We have the neighbor hood golden gloves champ with us, so he can manually pump the air through a filter so we can breath and have fresh air. Jk

They sell pumps that you connect to the shelter. It has a multi filter for different things. It has its own power supply or connects to the generator. Or u pump it manually every so often. Like in the doomsday bunkers tv show. And damn. My house doesnt have that much space.


----------



## TrinityExplorations (Aug 22, 2012)

We have linked up with another non profit group and are going to dig out the facility with excavators and then get funded to secure and cement it and add what we need over time and as funding comes in.
But we plan on a minimum of 150,000 sf on 5 acres and add to that little by little. air circulation is an absolute must with this facility. We are out in western Texas, so having the appropriate equipment to circulate air is a must.


----------



## SOCOM42 (Nov 9, 2012)

as an alternate passive system you can use pvc tubing. place one 3 ft above ground and based on circulation needs a second in the opposite end of the faclity 6-8 feet higher.
this will create a natural chimney effect. use as many of each and by diameter to suite.


----------



## SSGT (Jul 29, 2012)

prepperscasting said:


> Hi,
> I am the Casting Director for Doomsday Preppers on Nat Geo TV. We are still casing for our show. Our goal is to educate our viewers about preparedness and provide important prepping takeaways. I came across your information and was hoping that you would be interested in speaking with me about the casting call. This is such a great opportunity for any prepper.
> Please email me at [email protected]
> Or Call 212 784 7740 ext 233
> ...


There goes the neighborhood! ROFL!

Looking for a few good Nutjobs!


----------



## D"artagnan (Nov 18, 2012)

look into radon ventalation systems i hav seen a few of these in use 
very low power use 
dont recall volume of air though


----------



## Denver (Nov 16, 2012)

I really hope I wrong, but if you have the ability and money to build a 150,000sq ft. underground bunker, you ask for advice on air circulation and venting from an internet forum? Sounds like a troll or wantabe. I have gained very valuable knowlege from this site, but its still just a forum.

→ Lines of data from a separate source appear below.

+bool first_geom(const uclstm_first_desc* d, FirstGeom& G) {
+    if (!d || !d->x || !fs_aligned16(d->wp) || (d->bias && ((uintptr_t)d->bias % 4)) || d->n_img <= 0 || d->C <= 0 || 9 * d->C > 32 || d->H <= 0 ||
+        d->W <= 0 || d->inner <= 0 || (d->n_img % d->inner) || d->groups <= 0 || (d->n_img % d->groups) || d->Cop <= 0 || (d->Cop % 8) ||
+        d->Cop > 64 || d->Ktot < 32 || (d->Ktot % 8) || d->inner_stride < 0 || d->outer_stride < 0)
+        return false;
+    if ((int64_t)d->n_img * d->H * d->W >= ((int64_t)1 << 31) || (int64_t)d->C * d->H * d->W >= ((int64_t)1 << 30)) return false;
+    G.x = d->x;
+    G.wp = (const act16*)d->wp;
+    G.bias = d->bias;
+    G.C = d->C; G.H = d->H; G.W = d->W; G.HW = d->H * d->W;
+    G.Cop = d->Cop; G.Ktot = d->Ktot; G.na = (d->Cop + 15) / 16;
+    G.dHW = make_fastdiv((uint32_t)G.HW);
+    G.dW = make_fastdiv((uint32_t)d->W);
+    G.dinner = make_fastdiv((uint32_t)d->inner);
+    G.inner_stride = d->inner_stride;
+    G.outer_stride = d->outer_stride;
+    return true;
+}
+
+inline int first_wgrad_bpg(int64_t ppg, int groups) {
+    int64_t bpg = (ppg + FS_CHUNK - 1) / FS_CHUNK;
+    const int64_t cap = std::max(1, 1024 / groups);
+    return (int)std::min(bpg, cap);
+}
+
+}
+
+extern "C" int32_t uclstm_first_stats(const uclstm_first_desc* d, float* stats, void* stream) {
+    FirstGeom G;
+    if (!first_geom(d, G) || !stats) return UCLSTM_E_BADARG;
+    const int64_t ppg = (int64_t)(d->n_img / d->groups) * G.HW;
+    const int tpg = (int)((ppg + FS_TILE - 1) / FS_TILE);
+    UCLSTM_LAUNCH(first_stats_kernel, dim3((unsigned)(d->groups * tpg)), dim3(FS_NT), (size_t)FS_TILE * (G.Cop * 2 + 16), (hipStream_t)stream, G,
+                  stats, ppg, tpg);
+    return UCLSTM_OK;
+}
+
+static int32_t first_apply_launch(const uclstm_first_desc* d, const float* scale, const float* shift, void* out, bool raw, void* stream) {
+    FirstGeom G;
+    if (!first_geom(d, G) || !fs_aligned16(out) || (!raw && (!fs_aligned16(scale) || !fs_aligned16(shift)))) return UCLSTM_E_BADARG;
+    const int64_t pixels = (int64_t)d->n_img * G.HW, ppg = pixels / d->groups;
+    const int ntiles = (int)((pixels + FS_TILE - 1) / FS_TILE);
+    const int grid = std::min(ntiles, 256 * 8);
+    const size_t lds = (size_t)FS_TILE * (G.Cop * 2 + 16);
+    if (raw)
+        UCLSTM_LAUNCH(first_apply_kernel<true>, dim3(grid), dim3(FS_NT), lds, (hipStream_t)stream, G, scale, shift, (uint4*)out, pixels,
+                      make_fastdiv((uint32_t)ppg), ntiles);
+    else
+        UCLSTM_LAUNCH(first_apply_kernel<false>, dim3(grid), dim3(FS_NT), lds, (hipStream_t)stream, G, scale, shift, (uint4*)out, pixels,
+                      make_fastdiv((uint32_t)ppg), ntiles);
+    return UCLSTM_OK;
+}
+
+extern "C" int32_t uclstm_first_apply(const uclstm_first_desc* d, const float* scale, const float* shift, void* a, void* stream) {
+    return first_apply_launch(d, scale, shift, a, false, stream);
+}
+
+extern "C" int32_t uclstm_first_z(const uclstm_first_desc* d, void* z, void* stream) {
+    return first_apply_launch(d, nullptr, nullptr, z, true, stream);
+}
+
+extern "C" int32_t uclstm_first_bwd_reduce(const uclstm_first_desc* d, const void* da, const float* scale, const float* shift, const float* mean,
+                                           const float* rstd, float* partials, float* sums, void* stream) {
+    FirstGeom G;
+    if (!first_geom(d, G) || !fs_aligned16(da) || !fs_aligned16(scale) || !fs_aligned16(shift) || !fs_aligned16(mean) || !fs_aligned16(rstd) ||
+        !partials || !sums)
+        return UCLSTM_E_BADARG;
+    const int64_t pixels = (int64_t)d->n_img * G.HW, ppg = pixels / d->groups;
+    const int bpg = (int)(uclstm_bn_bwd_reduce_rows(pixels, ppg) / d->groups);
+    const int cpc = G.Cop / 8, rows = FS_NT / cpc;
+    const int srows = (4 * rows + 15) / 16 * 16;
+    const size_t lds = std::max((size_t)srows * (G.Cop * 2 + 16), (size_t)rows * cpc * 16 * sizeof(float));
+    UCLSTM_LAUNCH(first_bwd_reduce_kernel, dim3((unsigned)(d->groups * bpg)), dim3(FS_NT), lds, (hipStream_t)stream, G, (const uint4*)da, scale,
+                  shift, mean, rstd, partials, ppg, rows, bpg);
+    UCLSTM_LAUNCH(first_bwd_sum_kernel, dim3((G.Cop * 2 + 31) / 32, d->groups), dim3(256), 0, (hipStream_t)stream, partials, sums, bpg, G.Cop);
+    return UCLSTM_OK;
+}
+
+#ifndef UCLSTM_ACT_F16
+extern "C" int64_t uclstm_first_wgrad_rows(int64_t pixels, int64_t pixels_per_group) {
+    if (pixels <= 0 || pixels_per_group <= 0 || (pixels % pixels_per_group)) return UCLSTM_E_BADARG;
+    const int groups = (int)(pixels / pixels_per_group);
+    return (int64_t)groups * first_wgrad_bpg(pixels_per_group, groups);
+}
+#endif
+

I will not bet my life on anything I read on here or for that matter any site.


----------



## rob (Dec 5, 2012)

Denver, are you saying that despite the internet claim that thousands of beautiful women in my town (of slightly over 300) want to go out with me, they might not be telling me the truth? The next thing you know, you'll be telling me that I don't have dozens of really dumb distant relative all mustering in Nigeria where they accidently die! Who can you trust if not the internet?


----------



## Denver (Nov 16, 2012)

That is true and that hot chick on the Allstate commercial belives that guy with a fanny pack is a French model. lol


----------